Collected data entries:
[Start of Attachment]

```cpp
template <bool TILED>
__global__ __launch_bounds__(256) void tv_v2_column_kernel(TvV2Col p) {
    __shared__ __attribute__((aligned(16))) uint32_t s_node[8][256];
    __shared__ __attribute__((aligned(16))) uint32_t s_root[8][256];
    __shared__ uint32_t s_tg[256];
    uint64_t t0 = 0, r0 = 0;
    if (p.clock && blockIdx.x == 0) {
        t0 = __builtin_amdgcn_s_memtime();
        r0 = __builtin_amdgcn_s_memrealtime();
    }
    const uint32_t t = threadIdx.x;
    const uint32_t logc = p.logc, logT = logc < 8u ? logc : 8u;
    const uint32_t tiles = 1u << (logc - logT);
    const uint32_t j0 = blockIdx.x << (8u - logT);
    const uint32_t j = j0 + (t >> logT), kt = t & ((1u << logT) - 1u);
    const bool valid = j < p.n;
    const uint32_t bytes = valid ? p.piece_bytes[j] : 0;
    const uint32_t wj = valid ? p.tree_leaves[j] : 0;
    const uint64_t k0 = (uint64_t)p.col << logc;
    const bool reach = k0 < wj;
    const uint32_t lw = wj ? 31u - (uint32_t)__builtin_clz(wj) : 0u;
    const uint32_t target = lw < logc ? lw : logc;
    const uint8_t* row = p.data + (valid ? (uint64_t)j * p.stride : 0);
    if (kt == 0) s_tg[t >> logT] = reach ? target : 0xFFu;
    uint32_t h[8];
    for (uint32_t T = 0; T < (TILED ? tiles : 1u); T++) {
        const uint32_t kr = (T << logT) + kt;
        const uint64_t lo = (k0 + kr) * kLeaf;
        const bool active = k0 + kr < wj && lo < bytes;
        const uint32_t len = active ? (uint32_t)(bytes - lo < kLeaf ? bytes - lo : kLeaf) : 0;
        hash_leaf(row + (uint64_t)kr * kLeaf, len, active, h);
        if (!active) {
#pragma unroll
            for (int q = 0; q < 8; q++) h[q] = 0;
        }
        if (T == 0 && kt == 0 && reach && target == 0) column_store(p, j, h);
#pragma unroll
        for (int q = 0; q < 8; q++) s_node[q][t] = h[q];
        __syncthreads();
        for (uint32_t l = 0; l < logT; l++) {
            if (!list_level(s_node, t, 256u >> (l + 1u), h)) continue;
            const uint32_t sh = logT - l - 1u, g = t >> sh;
            if ((t & ((1u << sh) - 1u)) != 0) continue;
            if (T == 0 && s_tg[g] == l + 1u) column_store(p, j0 + g, h);
            if (tiles > 1 && sh == 0) {
#pragma unroll
                for (int q = 0; q < 8; q++) s_root[q][T] = h[q];
            }
        }
    }
    if (TILED) __syncthreads();
    for (uint32_t l = 8; l < logc; l++)
        if (list_level(s_root, t, tiles >> (l - 7u), h) && t == 0 && s_tg[0] == l + 1u) column_store(p, j0, h);
    if (p.clock && blockIdx.x == 0 && threadIdx.x == 0) {
        const uint64_t t1 = __builtin_amdgcn_s_memtime(), r1 = __builtin_amdgcn_s_memrealtime();
        reinterpret_cast<ulonglong2*>(p.clock)[0] = make_ulonglong2(t0, r0);
        reinterpret_cast<ulonglong2*>(p.clock)[1] = make_ulonglong2(t1, r1);
    }
}

template <bool CHECK>
__global__ __launch_bounds__(256) void tv_v2_block_kernel(TvV2Blocks p) {
    const uint32_t t = blockIdx.x * 256u + threadIdx.x;
    const bool active = t < p.m;
    const uint32_t row = active ? p.rows[t] : 0;
    const uint32_t leaf = active ? p.leaves[t] : 0;
    const uint32_t len = active ? p.lens[t] : 0;
    uint32_t h[8];
    hash_leaf(p.data + (uint64_t)row * p.stride + (uint64_t)leaf * kLeaf, len, active, h);
    if (CHECK) {
        bool ok = active;
        if (active) {
#pragma unroll
            for (int q = 0; q < 8; q++) ok &= h[q] == p.expect[(uint64_t)q * p.m + t];
        }
        const uint64_t mask = __ballot(ok);
        if ((threadIdx.x & 63u) == 0 && active) p.out64[t >> 6] = mask;
    } else if (active) {
#pragma unroll
        for (int q = 0; q < 8; q++) p.hashes[(uint64_t)q * p.m + t] = h[q];
    }
}

hipError_t tv_v2_launch_blocks(const TvV2Blocks& p, bool check, hipStream_t s, uint32_t* workgroups) {
    if (workgroups) *workgroups = 0;
    if (p.m == 0) return hipSuccess;
    if (p.m > TV_V2_BLOCKS_MAX_ITEMS) return hipErrorInvalidValue;
    const uint32_t grid = (p.m + 255u) / 256u;
    if (workgroups) *workgroups = grid;
    if (check) hipLaunchKernelGGL(tv_v2_block_kernel<true>, dim3(grid), dim3(256), 0, s, p);
    else hipLaunchKernelGGL(tv_v2_block_kernel<false>, dim3(grid), dim3(256), 0, s, p);
    return hipGetLastError();
}

hipError_t tv_v2_launch_column(const TvV2Col& p, hipStream_t s, uint32_t* workgroups) {
    if (workgroups) *workgroups = 0;
    if (p.n == 0) return hipSuccess;
    if (p.logc > TV_V2_COL_MAX_LOGC || (p.col >> p.logn) != 0) return hipErrorInvalidValue;
    const uint32_t logG = p.logc < 8u ? 8u - p.logc : 0u;
    const uint64_t grid = (((uint64_t)p.n - 1) >> logG) + 1;
    if (grid > 0x7FFFFFFFull) return hipErrorInvalidConfiguration;
    if (workgroups) *workgroups = (uint32_t)grid;
    if (p.logc > 8u) hipLaunchKernelGGL(tv_v2_column_kernel<true>, dim3((unsigned)grid), dim3(256), 0, s, p);
    else hipLaunchKernelGGL(tv_v2_column_kernel<false>, dim3((unsigned)grid), dim3(256), 0, s, p);
    return hipGetLastError();
}

hipError_t tv_v2_launch_leaves(const TvV2& p, hipStream_t s, uint32_t* workgroups) {
    if (workgroups) *workgroups = 0;
    if (p.n == 0) return hipSuccess;
    const uint64_t pieces = p.map == TV_V2_MAP_PIECE ? ((uint64_t)p.n + 63) / 64 * 64 : p.n;
    const uint64_t grid = ((pieces << p.logW) + 255) / 256;
    if (grid > 0x7FFFFFFFull) return hipErrorInvalidConfiguration;
    if (workgroups) *workgroups = (uint32_t)grid;
    if (p.map == TV_V2_MAP_PIECE)
        hipLaunchKernelGGL((tv_v2_leaf_kernel<TV_V2_MAP_PIECE>), dim3((unsigned)grid), dim3(256), 0, s, p);
    else
        hipLaunchKernelGGL((tv_v2_leaf_kernel<TV_V2_MAP_LEAF>), dim3((unsigned)grid), dim3(256), 0, s, p);
    return hipGetLastError();
}

hipError_t tv_v2_launch_level(const TvV2& p, uint32_t level, uint32_t maxlog, hipStream_t s) {
    if (p.n == 0 || level >= maxlog) return hipSuccess;
    const uint32_t log_half = maxlog - level - 1;
    const uint64_t grid = (((uint64_t)p.n << log_half) + 255) / 256;
    if (grid > 0x7FFFFFFFull) return hipErrorInvalidConfiguration;
    hipLaunchKernelGGL(tv_v2_level_kernel, dim3((unsigned)grid), dim3(256), 0, s, p, level, log_half);
    return hipGetLastError();
}

hipError_t tv_v2_launch_list(const TvV2List& p, hipStream_t s, uint32_t* workgroups) {
    if (workgroups) *workgroups = 0;
    if (p.m == 0) return hipSuccess;
    if (p.logW > TV_V2_LIST_MAX_LOGW) return hipErrorInvalidValue;
    const uint32_t logG = p.logW < 8u ? 8u - p.logW : 0u;
    const uint64_t grid = (((uint64_t)p.m - 1) >> logG) + 1;
    if (grid > 0x7FFFFFFFull) return hipErrorInvalidConfiguration;
    if (workgroups) *workgroups = (uint32_t)grid;
    if (p.logW > 8u) hipLaunchKernelGGL(tv_v2_list_kernel<true>, dim3((unsigned)grid), dim3(256), 0, s, p);
    else hipLaunchKernelGGL(tv_v2_list_kernel<false>, dim3((unsigned)grid), dim3(256), 0, s, p);
    return hipGetLastError();
}

hipError_t tv_v2_launch_finish(const TvV2& p, bool hash, hipStream_t s) {
    if (p.n == 0) return hipSuccess;
    const dim3 grid((p.n + 255) / 256);
    if (hash) hipLaunchKernelGGL((tv_v2_finish_kernel<true>), grid, dim3(256), 0, s, p);
    else hipLaunchKernelGGL((tv_v2_finish_kernel<false>), grid, dim3(256), 0, s, p);
    return hipGetLastError();
}
```

Before: 1442.

## Add lean single-buffer SHA-256 leaf path with in-round prefetch and occupancy hint

Adds a compress_lean variant that byte-swaps message words inside the first 16 rounds and issues the next block's load after round 15, once the raw registers are free. This lets the leaf kernel hold one block of prefetch instead of three. The leaf kernel defaults to depth 1 with a waves-per-EU attribute of 7, trading prefetch depth for more resident waves to hide HBM latency. Per-round asm fences and sched_barriers pin the instruction schedule, which may stop the compiler from interleaving work across rounds. The leaf-map slot index is also simplified to the thread id.

```diff
diff --git a/torrent_amd/csrc/tv_sha256.h b/torrent_amd/csrc/tv_sha256.h
--- a/torrent_amd/csrc/tv_sha256.h
+++ b/torrent_amd/csrc/tv_sha256.h
@@ -7,6 +7,11 @@
 #define TV_CH(e, f, g) __builtin_amdgcn_bitop3_b32((e), (f), (g), 0xCA)
 #define TV_MAJ(a, b, c) __builtin_amdgcn_bitop3_b32((a), (b), (c), 0xE8)
 #define TV_ROR(x, n) __builtin_rotateright32((x), (n))
+#define TV_ROUND_FENCE(a, e, w)                        \
+    do {                                               \
+        asm volatile("" : "+v"(a), "+v"(e), "+v"(w));  \
+        __builtin_amdgcn_sched_barrier(0);             \
+    } while (0)
 #else
 #if defined(__HIPCC__)
 #define TV_SHA256_FN __host__ __device__ inline
@@ -17,7 +22,9 @@
 #define TV_CH(e, f, g) (((e) & (f)) | (~(e) & (g)))
 #define TV_MAJ(a, b, c) (((a) & (b)) | ((a) & (c)) | ((b) & (c)))
 #define TV_ROR(x, n) (((x) >> (n)) | ((x) << (32 - (n))))
+#define TV_ROUND_FENCE(a, e, w) ((void)0)
 #endif
+#define TV_BSWAP(x) __builtin_bswap32(x)
 
 namespace tv256 {
 
@@ -57,4 +64,28 @@
     for (int i = 0; i < 8; i++) out[i] = h[i] + r[i];
 }
 
+template <bool SWAP, class After16>
+TV_SHA256_FN void compress_lean(uint32_t h[8], const uint32_t raw[16], uint32_t w[16], After16 after16) {
+    uint32_t a = h[0], b = h[1], c = h[2], d = h[3], e = h[4], f = h[5], g = h[6], hh = h[7];
+#pragma unroll
+    for (int t = 0; t < 64; t++) {
+        if (t < 16) {
+            w[t] = SWAP ? TV_BSWAP(raw[t]) : raw[t];
+        } else {
+            const uint32_t x = w[(t + 1) & 15], y = w[(t + 14) & 15];
+            const uint32_t s0 = TV_XOR3(TV_ROR(x, 7), TV_ROR(x, 18), x >> 3);
+            const uint32_t s1 = TV_XOR3(TV_ROR(y, 17), TV_ROR(y, 19), y >> 10);
+            w[t & 15] = w[t & 15] + s0 + w[(t + 9) & 15] + s1;
+        }
+        const uint32_t S1 = TV_XOR3(TV_ROR(e, 6), TV_ROR(e, 11), TV_ROR(e, 25));
+        const uint32_t S0 = TV_XOR3(TV_ROR(a, 2), TV_ROR(a, 13), TV_ROR(a, 22));
+        const uint32_t t1 = hh + S1 + TV_CH(e, f, g) + kK[t] + w[t & 15];
+        const uint32_t t2 = S0 + TV_MAJ(a, b, c);
+        hh = g; g = f; f = e; e = d + t1; d = c; c = b; b = a; a = t1 + t2;
+        if (t == 15) after16();
+        TV_ROUND_FENCE(a, e, w[t < 15 ? t : (t + 1) & 15]);
+    }
+    h[0] += a; h[1] += b; h[2] += c; h[3] += d; h[4] += e; h[5] += f; h[6] += g; h[7] += hh;
 }
+
+}
diff --git a/torrent_amd/csrc/tv_v2_kernels.hip b/torrent_amd/csrc/tv_v2_kernels.hip
--- a/torrent_amd/csrc/tv_v2_kernels.hip
+++ b/torrent_amd/csrc/tv_v2_kernels.hip
@@ -8,7 +8,17 @@
 namespace {
 
 constexpr uint32_t kLeaf = 16384;
-constexpr int kDepth = 3;
+#ifndef TV_V2_LEAF_DEPTH
+#define TV_V2_LEAF_DEPTH 1
+#endif
+#ifndef TV_V2_LEAF_WAVES
+#define TV_V2_LEAF_WAVES 7
+#endif
+#define TV_V2_WAVES __attribute__((amdgpu_waves_per_eu(TV_V2_LEAF_WAVES, TV_V2_LEAF_WAVES)))
+constexpr int kDepth = TV_V2_LEAF_DEPTH;
+constexpr int kWaves = TV_V2_LEAF_WAVES;
+constexpr int kListDepth = 3;
+static_assert(kDepth >= 1 && kDepth <= 3 && kWaves >= 1 && kWaves <= 8, "TV_V2_LEAF_DEPTH 1..3, TV_V2_LEAF_WAVES 1..8");
 
 __device__ __forceinline__ uint32_t wave_min(uint32_t v) {
 #pragma unroll
@@ -38,6 +48,7 @@
     }
 }
 
+template <int DEPTH>
 __device__ __forceinline__ void hash_leaf(const uint8_t* leaf, uint32_t len, bool active, uint32_t h[8]) {
     const uint32_t nb = active ? (uint32_t)nblocks(len) : 0;
     const uint32_t fast_end = wave_min(active ? len >> 6 : 0xFFFFFFFFu);
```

[End of Attachment]

> _About this exercise_
Would you copy out each line of the records above where the word "bytes" occurs?

> _Completed exercise_
    const uint32_t bytes = valid ? p.piece_bytes[j] : 0;
        const bool active = k0 + kr < wj && lo < bytes;
        const uint32_t len = active ? (uint32_t)(bytes - lo < kLeaf ? bytes - lo : kLeaf) : 0;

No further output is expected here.